Using the data below, return the stretch from the line that contains "for (int i = 0;" through the line that contains "template <> struct TailThreads<Fq>", both included, exactly as it stands and nothing beyond it.

..............................

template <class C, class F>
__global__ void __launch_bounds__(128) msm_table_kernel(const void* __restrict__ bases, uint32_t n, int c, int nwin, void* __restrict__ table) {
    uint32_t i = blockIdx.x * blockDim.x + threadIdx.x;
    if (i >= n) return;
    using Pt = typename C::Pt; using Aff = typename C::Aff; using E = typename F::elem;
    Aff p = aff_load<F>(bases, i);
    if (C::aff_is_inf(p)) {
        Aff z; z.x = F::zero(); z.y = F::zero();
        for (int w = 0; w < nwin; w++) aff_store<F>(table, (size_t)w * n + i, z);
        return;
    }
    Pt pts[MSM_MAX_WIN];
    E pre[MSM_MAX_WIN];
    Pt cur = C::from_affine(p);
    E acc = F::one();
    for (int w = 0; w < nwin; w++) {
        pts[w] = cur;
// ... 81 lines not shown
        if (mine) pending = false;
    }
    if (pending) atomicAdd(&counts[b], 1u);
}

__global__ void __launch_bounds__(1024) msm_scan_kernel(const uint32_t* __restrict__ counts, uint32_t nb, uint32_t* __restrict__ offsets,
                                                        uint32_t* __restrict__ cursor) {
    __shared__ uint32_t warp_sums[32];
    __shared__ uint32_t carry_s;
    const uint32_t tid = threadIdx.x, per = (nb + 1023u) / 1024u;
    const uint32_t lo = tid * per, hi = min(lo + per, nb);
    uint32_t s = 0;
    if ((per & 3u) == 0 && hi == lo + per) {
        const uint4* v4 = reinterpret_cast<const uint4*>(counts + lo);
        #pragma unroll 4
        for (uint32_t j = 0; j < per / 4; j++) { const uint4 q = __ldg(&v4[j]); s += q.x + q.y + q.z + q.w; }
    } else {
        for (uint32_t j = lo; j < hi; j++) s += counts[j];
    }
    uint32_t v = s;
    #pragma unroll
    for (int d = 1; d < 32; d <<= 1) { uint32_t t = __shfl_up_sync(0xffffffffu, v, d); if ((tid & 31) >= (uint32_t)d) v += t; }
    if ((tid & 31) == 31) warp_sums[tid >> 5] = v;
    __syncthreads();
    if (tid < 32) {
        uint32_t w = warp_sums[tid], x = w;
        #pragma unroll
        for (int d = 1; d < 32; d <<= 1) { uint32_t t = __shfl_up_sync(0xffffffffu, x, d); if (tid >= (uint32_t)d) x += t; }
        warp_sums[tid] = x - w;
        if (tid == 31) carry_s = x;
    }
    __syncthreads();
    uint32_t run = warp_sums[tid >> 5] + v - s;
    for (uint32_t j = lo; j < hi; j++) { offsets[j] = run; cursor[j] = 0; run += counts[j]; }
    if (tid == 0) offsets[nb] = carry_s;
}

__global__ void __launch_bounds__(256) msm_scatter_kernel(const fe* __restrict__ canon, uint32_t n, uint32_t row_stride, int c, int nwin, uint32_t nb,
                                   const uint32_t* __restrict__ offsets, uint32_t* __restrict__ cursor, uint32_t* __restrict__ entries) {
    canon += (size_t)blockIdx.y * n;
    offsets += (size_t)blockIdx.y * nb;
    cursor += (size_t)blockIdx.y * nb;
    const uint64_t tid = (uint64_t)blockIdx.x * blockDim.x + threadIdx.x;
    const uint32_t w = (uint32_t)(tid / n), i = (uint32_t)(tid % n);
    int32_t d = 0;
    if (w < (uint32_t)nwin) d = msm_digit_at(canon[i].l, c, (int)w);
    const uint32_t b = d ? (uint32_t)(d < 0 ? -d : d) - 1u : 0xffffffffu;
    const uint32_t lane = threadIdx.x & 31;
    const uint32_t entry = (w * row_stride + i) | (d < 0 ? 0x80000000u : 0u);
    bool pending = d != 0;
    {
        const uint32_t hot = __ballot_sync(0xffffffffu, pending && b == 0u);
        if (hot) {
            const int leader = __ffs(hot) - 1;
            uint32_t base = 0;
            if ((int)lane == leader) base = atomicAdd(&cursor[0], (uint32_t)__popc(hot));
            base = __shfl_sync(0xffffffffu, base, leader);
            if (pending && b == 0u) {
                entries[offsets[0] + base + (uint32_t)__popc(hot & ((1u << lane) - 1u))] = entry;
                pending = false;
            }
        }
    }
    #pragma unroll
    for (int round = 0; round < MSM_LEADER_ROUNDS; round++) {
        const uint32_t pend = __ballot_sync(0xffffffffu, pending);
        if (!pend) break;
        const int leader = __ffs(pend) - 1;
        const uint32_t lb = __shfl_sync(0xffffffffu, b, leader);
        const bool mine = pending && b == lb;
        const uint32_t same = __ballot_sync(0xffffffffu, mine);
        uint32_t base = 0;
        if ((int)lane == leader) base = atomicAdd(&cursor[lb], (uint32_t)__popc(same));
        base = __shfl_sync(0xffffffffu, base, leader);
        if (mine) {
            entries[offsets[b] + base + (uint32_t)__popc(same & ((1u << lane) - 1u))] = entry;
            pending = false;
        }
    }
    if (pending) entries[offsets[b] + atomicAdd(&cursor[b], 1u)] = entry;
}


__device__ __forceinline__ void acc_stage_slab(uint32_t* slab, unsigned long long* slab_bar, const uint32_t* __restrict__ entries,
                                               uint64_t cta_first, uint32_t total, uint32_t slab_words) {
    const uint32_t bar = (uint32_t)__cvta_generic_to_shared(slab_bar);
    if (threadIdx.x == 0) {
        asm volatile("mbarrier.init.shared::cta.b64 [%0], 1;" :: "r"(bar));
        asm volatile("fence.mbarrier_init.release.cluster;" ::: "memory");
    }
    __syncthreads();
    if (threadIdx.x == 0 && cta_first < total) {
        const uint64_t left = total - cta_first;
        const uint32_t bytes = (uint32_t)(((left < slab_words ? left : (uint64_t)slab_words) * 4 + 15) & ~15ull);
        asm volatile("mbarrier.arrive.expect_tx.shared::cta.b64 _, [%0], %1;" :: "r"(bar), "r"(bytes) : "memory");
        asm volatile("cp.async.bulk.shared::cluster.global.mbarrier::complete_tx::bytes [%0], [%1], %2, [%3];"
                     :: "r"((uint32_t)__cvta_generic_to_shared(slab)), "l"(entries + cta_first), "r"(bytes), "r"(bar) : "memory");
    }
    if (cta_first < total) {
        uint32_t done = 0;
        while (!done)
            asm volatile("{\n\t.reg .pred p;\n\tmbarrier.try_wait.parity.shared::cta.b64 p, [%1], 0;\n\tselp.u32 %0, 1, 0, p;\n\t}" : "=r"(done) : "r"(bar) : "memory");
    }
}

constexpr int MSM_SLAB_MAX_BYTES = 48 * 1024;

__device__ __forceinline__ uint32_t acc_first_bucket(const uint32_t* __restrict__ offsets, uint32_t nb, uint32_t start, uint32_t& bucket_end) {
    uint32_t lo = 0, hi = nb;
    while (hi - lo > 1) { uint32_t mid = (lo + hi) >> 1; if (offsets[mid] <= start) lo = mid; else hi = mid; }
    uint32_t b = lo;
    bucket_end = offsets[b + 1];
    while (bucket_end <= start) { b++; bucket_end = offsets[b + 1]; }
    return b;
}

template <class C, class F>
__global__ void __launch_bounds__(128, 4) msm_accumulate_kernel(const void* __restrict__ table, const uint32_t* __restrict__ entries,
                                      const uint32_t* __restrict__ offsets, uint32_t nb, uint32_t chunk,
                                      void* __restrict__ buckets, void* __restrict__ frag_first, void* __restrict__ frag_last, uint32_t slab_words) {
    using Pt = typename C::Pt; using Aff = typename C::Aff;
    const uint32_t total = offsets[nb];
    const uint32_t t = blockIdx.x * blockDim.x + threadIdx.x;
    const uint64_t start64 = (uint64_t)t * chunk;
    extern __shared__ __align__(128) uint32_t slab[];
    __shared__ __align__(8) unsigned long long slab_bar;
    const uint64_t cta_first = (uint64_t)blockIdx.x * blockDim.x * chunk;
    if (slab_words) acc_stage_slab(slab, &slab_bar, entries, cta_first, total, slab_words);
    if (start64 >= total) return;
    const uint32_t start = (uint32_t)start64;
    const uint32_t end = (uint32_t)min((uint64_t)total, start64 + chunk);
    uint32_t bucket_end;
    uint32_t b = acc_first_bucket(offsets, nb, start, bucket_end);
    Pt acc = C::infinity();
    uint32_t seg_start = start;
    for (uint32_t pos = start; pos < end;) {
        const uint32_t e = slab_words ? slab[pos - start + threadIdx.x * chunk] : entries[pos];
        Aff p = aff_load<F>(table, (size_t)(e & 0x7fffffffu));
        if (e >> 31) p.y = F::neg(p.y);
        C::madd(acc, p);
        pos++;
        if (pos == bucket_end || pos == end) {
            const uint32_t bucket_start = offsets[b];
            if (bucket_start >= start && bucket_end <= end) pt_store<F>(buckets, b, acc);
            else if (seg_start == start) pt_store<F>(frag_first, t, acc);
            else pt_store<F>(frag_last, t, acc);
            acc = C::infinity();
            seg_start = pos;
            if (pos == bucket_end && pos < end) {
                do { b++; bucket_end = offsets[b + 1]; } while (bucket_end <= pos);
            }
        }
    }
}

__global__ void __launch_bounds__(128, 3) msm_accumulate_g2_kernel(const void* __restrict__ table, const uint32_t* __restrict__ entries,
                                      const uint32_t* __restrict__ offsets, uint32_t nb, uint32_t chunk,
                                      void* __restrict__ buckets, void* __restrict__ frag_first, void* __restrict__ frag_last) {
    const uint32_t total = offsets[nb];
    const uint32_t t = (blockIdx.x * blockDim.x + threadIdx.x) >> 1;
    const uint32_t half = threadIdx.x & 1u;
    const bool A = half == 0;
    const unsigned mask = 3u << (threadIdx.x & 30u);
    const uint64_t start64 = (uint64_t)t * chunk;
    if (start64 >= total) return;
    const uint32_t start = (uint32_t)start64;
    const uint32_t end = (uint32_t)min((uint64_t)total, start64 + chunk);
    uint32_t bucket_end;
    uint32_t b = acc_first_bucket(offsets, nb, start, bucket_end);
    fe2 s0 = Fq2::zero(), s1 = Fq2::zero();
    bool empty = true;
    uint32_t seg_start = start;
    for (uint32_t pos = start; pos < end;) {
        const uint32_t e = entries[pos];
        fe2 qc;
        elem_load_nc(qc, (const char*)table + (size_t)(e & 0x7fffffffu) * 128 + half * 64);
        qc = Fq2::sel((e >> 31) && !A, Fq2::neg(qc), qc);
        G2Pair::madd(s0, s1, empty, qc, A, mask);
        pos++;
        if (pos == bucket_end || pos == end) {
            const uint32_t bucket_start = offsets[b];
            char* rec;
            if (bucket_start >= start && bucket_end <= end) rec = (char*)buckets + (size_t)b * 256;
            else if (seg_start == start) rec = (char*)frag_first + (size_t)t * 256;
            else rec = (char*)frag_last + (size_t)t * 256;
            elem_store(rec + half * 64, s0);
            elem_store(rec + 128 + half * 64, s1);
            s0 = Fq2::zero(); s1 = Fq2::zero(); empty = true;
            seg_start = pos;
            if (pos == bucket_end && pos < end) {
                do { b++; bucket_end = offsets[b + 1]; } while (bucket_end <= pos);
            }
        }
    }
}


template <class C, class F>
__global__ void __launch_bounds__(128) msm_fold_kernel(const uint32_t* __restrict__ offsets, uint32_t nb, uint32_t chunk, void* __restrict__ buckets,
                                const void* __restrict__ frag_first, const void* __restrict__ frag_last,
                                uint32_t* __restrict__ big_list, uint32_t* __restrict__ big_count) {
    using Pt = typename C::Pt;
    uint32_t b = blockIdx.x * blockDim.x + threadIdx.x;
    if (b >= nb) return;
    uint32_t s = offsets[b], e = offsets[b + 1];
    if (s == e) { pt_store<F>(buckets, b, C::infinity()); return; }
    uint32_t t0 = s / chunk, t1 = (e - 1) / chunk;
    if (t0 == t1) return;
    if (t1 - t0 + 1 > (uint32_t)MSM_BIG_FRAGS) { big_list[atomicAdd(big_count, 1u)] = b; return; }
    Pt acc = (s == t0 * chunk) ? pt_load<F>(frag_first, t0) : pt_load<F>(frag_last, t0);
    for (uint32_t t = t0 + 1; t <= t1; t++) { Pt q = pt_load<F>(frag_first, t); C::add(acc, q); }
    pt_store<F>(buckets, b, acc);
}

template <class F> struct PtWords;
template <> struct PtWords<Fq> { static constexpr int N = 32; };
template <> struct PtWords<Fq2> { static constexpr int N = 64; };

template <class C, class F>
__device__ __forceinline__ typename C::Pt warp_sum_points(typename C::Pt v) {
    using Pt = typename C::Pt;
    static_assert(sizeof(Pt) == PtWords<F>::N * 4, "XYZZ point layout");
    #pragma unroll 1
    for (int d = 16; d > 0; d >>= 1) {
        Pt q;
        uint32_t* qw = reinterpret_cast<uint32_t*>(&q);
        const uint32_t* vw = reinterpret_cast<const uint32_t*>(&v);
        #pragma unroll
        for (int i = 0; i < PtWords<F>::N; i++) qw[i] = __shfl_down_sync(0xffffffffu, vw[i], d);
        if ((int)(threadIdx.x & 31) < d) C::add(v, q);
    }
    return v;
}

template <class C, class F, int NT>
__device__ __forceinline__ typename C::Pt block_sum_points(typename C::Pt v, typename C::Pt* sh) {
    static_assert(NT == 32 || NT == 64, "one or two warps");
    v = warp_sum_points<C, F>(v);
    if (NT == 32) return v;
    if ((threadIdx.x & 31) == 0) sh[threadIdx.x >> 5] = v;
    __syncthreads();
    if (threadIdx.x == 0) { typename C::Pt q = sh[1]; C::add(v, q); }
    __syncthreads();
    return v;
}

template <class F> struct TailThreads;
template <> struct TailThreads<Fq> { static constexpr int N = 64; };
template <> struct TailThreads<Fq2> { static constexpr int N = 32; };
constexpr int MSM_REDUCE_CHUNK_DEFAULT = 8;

..............................

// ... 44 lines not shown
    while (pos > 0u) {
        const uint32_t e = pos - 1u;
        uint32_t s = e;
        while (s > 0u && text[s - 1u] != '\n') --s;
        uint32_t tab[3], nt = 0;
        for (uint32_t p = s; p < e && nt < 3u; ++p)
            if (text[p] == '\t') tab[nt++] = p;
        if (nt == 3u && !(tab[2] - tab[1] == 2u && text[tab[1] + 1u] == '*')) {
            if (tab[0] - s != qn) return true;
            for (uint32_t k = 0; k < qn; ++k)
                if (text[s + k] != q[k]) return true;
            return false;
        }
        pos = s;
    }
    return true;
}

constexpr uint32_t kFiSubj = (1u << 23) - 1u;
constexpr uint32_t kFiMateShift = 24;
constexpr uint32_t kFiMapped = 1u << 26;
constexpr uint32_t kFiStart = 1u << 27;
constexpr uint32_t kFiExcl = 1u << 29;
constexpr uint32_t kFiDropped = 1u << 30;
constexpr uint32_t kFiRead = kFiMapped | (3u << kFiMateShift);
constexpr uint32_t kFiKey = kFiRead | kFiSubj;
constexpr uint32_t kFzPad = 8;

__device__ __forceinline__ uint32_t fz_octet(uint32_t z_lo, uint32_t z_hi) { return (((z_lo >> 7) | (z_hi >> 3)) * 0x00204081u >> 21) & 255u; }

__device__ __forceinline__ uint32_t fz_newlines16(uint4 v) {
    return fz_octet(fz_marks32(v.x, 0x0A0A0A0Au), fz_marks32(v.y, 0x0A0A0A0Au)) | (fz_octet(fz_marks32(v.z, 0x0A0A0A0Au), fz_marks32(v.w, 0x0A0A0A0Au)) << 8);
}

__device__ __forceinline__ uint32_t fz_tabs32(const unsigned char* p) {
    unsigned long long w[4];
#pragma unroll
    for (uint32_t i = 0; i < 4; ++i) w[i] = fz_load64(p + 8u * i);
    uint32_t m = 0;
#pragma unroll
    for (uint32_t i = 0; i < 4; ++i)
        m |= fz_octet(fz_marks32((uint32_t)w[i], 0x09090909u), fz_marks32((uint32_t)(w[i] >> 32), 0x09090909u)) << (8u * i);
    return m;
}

..............................

■ **Solution**
        for (int i = 0; i < PtWords<F>::N; i++) qw[i] = __shfl_down_sync(0xffffffffu, vw[i], d);
        if ((int)(threadIdx.x & 31) < d) C::add(v, q);
    }
    return v;
}

template <class C, class F, int NT>
__device__ __forceinline__ typename C::Pt block_sum_points(typename C::Pt v, typename C::Pt* sh) {
    static_assert(NT == 32 || NT == 64, "one or two warps");
    v = warp_sum_points<C, F>(v);
    if (NT == 32) return v;
    if ((threadIdx.x & 31) == 0) sh[threadIdx.x >> 5] = v;
    __syncthreads();
    if (threadIdx.x == 0) { typename C::Pt q = sh[1]; C::add(v, q); }
    __syncthreads();
    return v;
}

template <class F> struct TailThreads;
template <> struct TailThreads<Fq> { static constexpr int N = 64; };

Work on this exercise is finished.